The real woman behind Mrs. Beeton

By Laura Shapiro -- The New York Times

The Short Life and Long Times of Mrs. Beeton. By Kathryn Hughes. 480
pages. $29.95. Alfred A. Knopf.

In America, we've had Fannie Farmer and Betty Crocker, but for British
home cooks the presiding deity of the kitchen has long been Isabella
Beeton, the Victorian matron whose recipes once reigned from Bayswater
to Lucknow. Her best-selling "Beeton's Book of Household Management,"
published in 1861, brought on an avalanche of revised editions and new
"Mrs. Beeton" titles that still hasn't let up, including "Microwaving
With Mrs. Beeton" and "Mrs. Beeton's Healthy Eating."

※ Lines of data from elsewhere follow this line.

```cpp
int scg_adam_gated(float* d_p, const float* d_g, float* d_m, float* d_v, int n, int n_actor, float lr_actor, float lr_critic,
                   float* d_steps, float target_kl, float* d_stats_acc, const float* d_stats, uint32_t* d_block_counter,
                   void* stream);
int scg_adam_gated_scaled(float* d_p, const float* d_g, float* d_m, float* d_v, int n, int n_actor, float lr_actor, float lr_critic,
                          float* d_steps, float target_kl, float* d_stats_acc, const float* d_stats, uint32_t* d_block_counter,
                          float grad_scale, void* stream);

int scg_ppo_step(const scg_ppo_grad_args* args, float* d_m, float* d_v, float lr_actor, float lr_critic, const float* d_steps_in,
                 float* d_steps_out, float target_kl, float* d_stats_acc, void* stream);

void scg_learn_force_accumulating_form(int on);

int scg_ppo_returns_prepare(const uint8_t* d_done, const uint8_t* d_flags, const float* d_rew, const float* d_v_all, int T, int N,
                            uint8_t* d_trunc, float* d_mask, float* d_rew_out, float* d_v_out, void* stream);
size_t scg_ppo_returns_scratch_bytes(void);
int scg_ppo_returns_moments(const float* d_adv, int T, int N, float* d_episode_acc, void* d_scratch, double* d_moments,
                            float* d_episode_totals, void* stream);
int scg_ppo_returns_normalise(const float* d_adv, const double* d_moments, int T, int N, float* d_out, void* stream);

int scg_random_permutation(int32_t* d_out, int n, int count, uint64_t key, void* stream);
int scg_random_permutation_keyed(int32_t* d_out, int n, int count, const uint64_t* d_key_state, uint32_t epoch_offset, void* stream);

const char* scg_learn_last_error(void);
const char* scg_learn_source_hash_tag(void);

#ifdef __cplusplus
}
#endif
#endif
```

### safe_control_gym_amd/_learn.py

```python
import ctypes as C
import os

from safe_control_gym_amd import _lib as L
from safe_control_gym_amd import _shapelib

ACTS = {'tanh': 0, 'relu': 1, 'leaky_relu': 2}
SRC = os.path.join(L.CSRC_DIR, 'scg_learn.hip')
DEPS = [SRC, os.path.join(L.CSRC_DIR, 'scg_adam.h'), os.path.join(L.CSRC_DIR, 'scg_mlp.h'), os.path.join(L.CSRC_DIR, 'scg_once.h'), os.path.normpath(os.path.join(L.CSRC_DIR, '..', '..', 'include', 'scg_learn.h'))]


class MlpLayout(C.Structure):
    _fields_ = [(n, C.c_int32) for n in ('W1', 'b1', 'W2', 'b2', 'W3', 'b3')]


class PpoGradArgs(C.Structure):
    _fields_ = [('d_params', C.c_void_p), ('actor', MlpLayout), ('critic', MlpLayout), ('logstd_off', C.c_int32),
                ('n_params', C.c_int32), ('d_obs', C.c_void_p), ('d_act', C.c_void_p), ('d_logp_old', C.c_void_p),
                ('d_adv', C.c_void_p), ('d_ret', C.c_void_p), ('d_v_old', C.c_void_p), ('d_idx', C.c_void_p),
                ('batch', C.c_int32), ('clip_param', C.c_float), ('entropy_coef', C.c_float),
                ('use_clipped_value', C.c_int32), ('n_workgroups', C.c_int32), ('d_workspace', C.c_void_p),
                ('d_grad', C.c_void_p), ('d_stats', C.c_void_p)]


def supported(obs_dim, hidden, act_dim, activation):
    return (1 <= obs_dim <= 31 and hidden % 32 == 0 and 32 <= hidden <= 128 and act_dim in (1, 2, 4) and activation in ACTS)


def source_hash():
    return _shapelib.source_hash(DEPS)


def lib_path(obs_dim, hidden, act_dim, activation):
    tag = os.environ.get('SCG_LEARN_TAG', '')
    return os.path.join(L.SPEC_DIR, f'libscg_learn_{obs_dim}_{hidden}_{act_dim}_{activation}{"_" + tag if tag else ""}.so')


def build(obs_dim, hidden, act_dim, activation, force=False):
    if not supported(obs_dim, hidden, act_dim, activation):
        raise L.ScgError(f'no MFMA learner for obs {obs_dim} hidden {hidden} act {act_dim} {activation}')
    defines = {'SCG_L_NIN': obs_dim, 'SCG_L_H': hidden, 'SCG_L_NU': act_dim, 'SCG_L_ACT': ACTS[activation]}
    return _shapelib.build(lib_path(obs_dim, hidden, act_dim, activation), SRC, DEPS, defines, 'learner', 'SCG_LEARN_FLAGS', force)
# ... 36 lines not shown
```

### safe_control_gym_amd/csrc/scg_learn.hip

```cpp
#include <hip/hip_runtime.h>

#include <algorithm>
#include <cstdint>
#include <cstdio>
#include <cstdlib>
#include <string>

#include "../../include/scg_learn.h"
#include "scg_adam.h"
#include "scg_mlp.h"
#include "scg_once.h"

#ifndef SCG_L_NIN
#error "compile with -DSCG_L_NIN= -DSCG_L_H= -DSCG_L_NU= -DSCG_L_ACT="
#endif

using namespace scg;

#ifndef SCG_L_PART_AUX
#define SCG_L_PART_AUX 17
#endif
constexpr int NIN = SCG_L_NIN, HID = SCG_L_H, NU = SCG_L_NU, ACT = SCG_L_ACT;
constexpr int NT = HID / 32;
constexpr int XS_WORDS = (NIN + 2) * 32;
constexpr int WAVES = 4;

static thread_local std::string g_err;
static int fail(int code, const std::string& m) { g_err = m; return code; }
extern "C" const char* scg_learn_last_error(void) { return g_err.c_str(); }
extern "C" void scg_learn_shape(int32_t* nin, int32_t* hidden, int32_t* nu, int32_t* act) {
    *nin = NIN; *hidden = HID; *nu = NU; *act = ACT;
}
#ifndef SCG_SRC_HASH
#define SCG_SRC_HASH 0ULL
#endif
#define SCG_STR2(x) #x
#define SCG_STR(x) SCG_STR2(x)
extern "C" const char* scg_learn_source_hash_tag(void) { return "SCG_SRC_HASH:" SCG_STR(SCG_SRC_HASH); }

#define HIP_TRY(e) do { hipError_t _e = (e); if (_e != hipSuccess) return fail(-2, std::string(#e) + ": " + hipGetErrorString(_e)); } while (0)

__host__ __device__ static inline MlpWeights weights_of(const float* p, const scg_mlp_layout& L) {
    return MlpWeights{p + L.W1, p + L.b1, p + L.W2, p + L.b2, p + L.W3, p + L.b3};
}

template <int L1Q>
__device__ __forceinline__ void load_x(const float* __restrict__ obs, int sample, int h, float* x) {
#pragma unroll
    for (int g = 0; g < L1Q / 4; ++g) {
        const int r0 = 8 * g + 4 * h;
        if constexpr (NIN % 4 == 0) {
            f32x4 v = {0.0f, 0.0f, 0.0f, 0.0f};
            if (r0 < NIN) v = *reinterpret_cast<const f32x4*>(obs + (size_t)sample * NIN + r0);
            x[4 * g + 0] = v.x; x[4 * g + 1] = v.y; x[4 * g + 2] = v.z; x[4 * g + 3] = v.w;
        } else {
#pragma unroll
            for (int r = 0; r < 4; ++r) x[4 * g + r] = (r0 + r < NIN) ? obs[(size_t)sample * NIN + r0 + r] : 0.0f;
        }
    }
}

#ifndef SCG_L_FWD_WAVES
#define SCG_L_FWD_WAVES 8
#endif
constexpr int FWD_WAVES = SCG_L_FWD_WAVES;
constexpr int FWD_FILL = FWD_WAVES > 8 ? 512 : 64 * FWD_WAVES;
template <int NOUT>
__global__ __launch_bounds__(64 * FWD_WAVES) void mlp_forward_kernel(const float* __restrict__ params, const scg_mlp_layout lay,
                                                          const float* __restrict__ xin, int M, float* __restrict__ out,
                                                          const uint8_t* __restrict__ row_mask) {
    using L = MlpLds<NIN, HID, NOUT>;
    extern __shared__ __align__(16) float lds[];
    const MlpWeights w = weights_of(params, lay);
    if (FWD_FILL == 64 * FWD_WAVES || (int)threadIdx.x < FWD_FILL) mlp_fill_lds<NIN, HID, NOUT, 20, FWD_FILL>(lds, w, threadIdx.x);
    __syncthreads();
    const int lane = threadIdx.x & 63, wave = threadIdx.x >> 6;
    const int c = lane & 31, h = lane >> 5;
    const int n_tiles = (M + 31) / 32;
    for (int tile = blockIdx.x * (blockDim.x >> 6) + wave; tile < n_tiles; tile += gridDim.x * (blockDim.x >> 6)) {
        int s = tile * 32 + c;
        const bool live = s < M;
        s = live ? s : M - 1;
        if (row_mask) {
            const bool want = live && row_mask[s] != 0;
            if (__ballot(want) == 0ull) {
                if (live && h == 0) {
#pragma unroll
                    for (int k = 0; k < NOUT; ++k) out[(size_t)s * NOUT + k] = 0.0f;
                }
                continue;
            }
        }
        float x[L::L1Q];
        load_x<L::L1Q>(xin, s, h, x);
        f32x16 h1[NT], h2[NT];
        float o[NOUT];
        mlp_forward_tile<NIN, HID, NOUT, ACT>(lds, x, h1, h2, o, lane);
        if (live && h == 0) {
            const bool keep = !row_mask || row_mask[s] != 0;
#pragma unroll
            for (int k = 0; k < NOUT; ++k) out[(size_t)s * NOUT + k] = keep ? o[k] : 0.0f;
        }
    }
}

template <int NOUT>
struct GradLds {
    static constexpr int DW1 = 0;
    static constexpr int DB1 = DW1 + NIN * HID;
    static constexpr int DB2 = DB1 + HID;
    static constexpr int DW3 = DB2 + HID;
    static constexpr int DB3 = DW3 + NOUT * HID;
    static constexpr int DLS = DB3 + 4;
    static constexpr int STAT = DLS + 4;
    static constexpr int END = STAT + 4;
};
template <int NOUT> constexpr int partial_small() { return GradLds<NOUT>::END; }
template <int NOUT> constexpr int partial_words() { return GradLds<NOUT>::END + HID * HID; }
constexpr int PARTIAL_STRIDE = partial_words<(NU > 1 ? NU : 1)>();

constexpr int W1R = GradLds<(NU > 1 ? NU : 1)>::END;
constexpr size_t grad_lds_base_words() {
    size_t a = MlpLds<NIN, HID, NU>::END + GradLds<NU>::END;
    size_t c = MlpLds<NIN, HID, 1>::END + GradLds<1>::END;
    return (a > c ? a : c) + WAVES * XS_WORDS + WAVES * 4 * 32 + WAVES * TR_WORDS;
}
constexpr bool private_dw1() { return (grad_lds_base_words() + (WAVES - 1) * W1R) * sizeof(float) <= 160 * 1024; }
constexpr int PUB_TILE = 1024;
constexpr size_t scratch_words() { return WAVES * XS_WORDS + WAVES * 4 * 32 + WAVES * TR_WORDS + (private_dw1() ? (WAVES - 1) * W1R : 0); }
template <int NOUT>
constexpr size_t region_b_words() {
    constexpr size_t in_image = MlpLds<NIN, HID, NOUT>::END / PUB_TILE, need = 2 * WAVES * (HID / 32);
    constexpr size_t rest = need > in_image ? (need - in_image) * PUB_TILE : 0;
    return rest > scratch_words() ? rest : scratch_words();
}
static_assert(NIN < 32, "the dW1 product appends a column of ones: NIN + 1 <= 32");

struct GradArgs {
    const float* params; scg_mlp_layout actor, critic; int logstd_off;
    const float* obs; const float* act; const float* logp_old; const float* adv; const float* ret; const float* v_old;
    const int32_t* idx; int batch;
    float clip_param; int use_clipped_value;
    float* partials;
};

#ifdef SCG_L_TIMING
#define SCG_L_SLOTS reinterpret_cast<unsigned long long*>(A.partials + (size_t)gridDim.x * 2 * PARTIAL_STRIDE)
#define SCG_L_STAMP(k) do { if (ACTOR && blockIdx.x == 0 && threadIdx.x == 0) SCG_L_SLOTS[k] = __builtin_readcyclecounter(); } while (0)
#define SCG_L_TSTAMP(k) do { tst[k] = __builtin_readcyclecounter(); } while (0)
#else
#define SCG_L_STAMP(k) do {} while (0)
#define SCG_L_TSTAMP(k) do {} while (0)
#endif

__device__ __forceinline__ void gl_add(float* p, float v) {
    if constexpr (private_dw1()) *p += v;
    else atomicAdd(p, v);
}
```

But who, exactly, was she?

It's hard to say. Lytton Strachey, Wyndham Lewis, J. B. Priestley and a
host of playwrights and journalists have tried to dig out her story over
the years, coming up mostly with scraps and fantasies. Her family let
out very little information - in part because Mrs. Beeton died at 28 and
had nothing whatever to do with most of what was published under her
famous name.

Kathryn Hughes is the most recent and by far the most zealous of these
literary detectives, and "The Short Life and Long Times of Mrs. Beeton"
is a triumph. The author of "George Eliot: The Last Victorian," Hughes
knows 19th-century England intimately; and she appears to have rounded
up every last splinter and shard of Beetoniana.

Lavish amounts of well-informed speculation, applied like plaster, hold
together the bits she can actually document, but the result is a
narrative that could have come straight from Trollope. Vicars and
curates, tradesmen's families edging up the social ladder, tangled
marriage plots - for lovers of Barsetshire, it's all here. (Though poor
Trollope would have been scrounging nervously for euphemisms as he made
his way through the seamier elements of this tale.)

Isabella grew up caring for 20 siblings and stepsiblings, and was
delighted to escape at the age of 20 to marry the ambitious young
publisher Samuel Beeton. She quickly began writing for his
Englishwoman's Domestic Magazine, and then plunged into another of his
projects, a comprehensive manual on cooking and homemaking.

Her approach to this mammoth task was efficiency itself: she simply
stole everything she needed from other books, rewriting as necessary to
give the text coherence and personality. It was the quality of the
cutting and pasting that made the book a lasting treasure.

Isabella plagiarized only the best, including cookbooks by Eliza Acton,
Charles Francatelli, Alexis Soyer and Elizabeth Raffald. And that was
the extent of her career: she died of peritonitis and puerperal fever
just four years later.

What gives this its dramatic quality is Isabella's struggle with
syphilis, a wedding present from Sam. Though doctors rarely told such
unfortunate wives the truth, Isabella was aware of what she called his
"roving nature," and after suffering numerous miscarriages and the
deaths of two babies she may have made her own diagnosis.

Sam himself went into a spectacular decline - financial ruin, pointless
court cases, physical collapse and an increasing mental derangement
typical of syphilis.

At one point, he began publishing pornography, inserting it into the
unlikely pages of the Englishwoman's Domestic Magazine. Readers must
have been startled indeed to find dozens of accounts, ostensibly
submitted by subscribers, describing the delicious pleasures of having a
maid lace them into tight corsets, or expressing how grateful they were
to have been flogged at boarding school, with details of how this
well-deserved punishment was carried out.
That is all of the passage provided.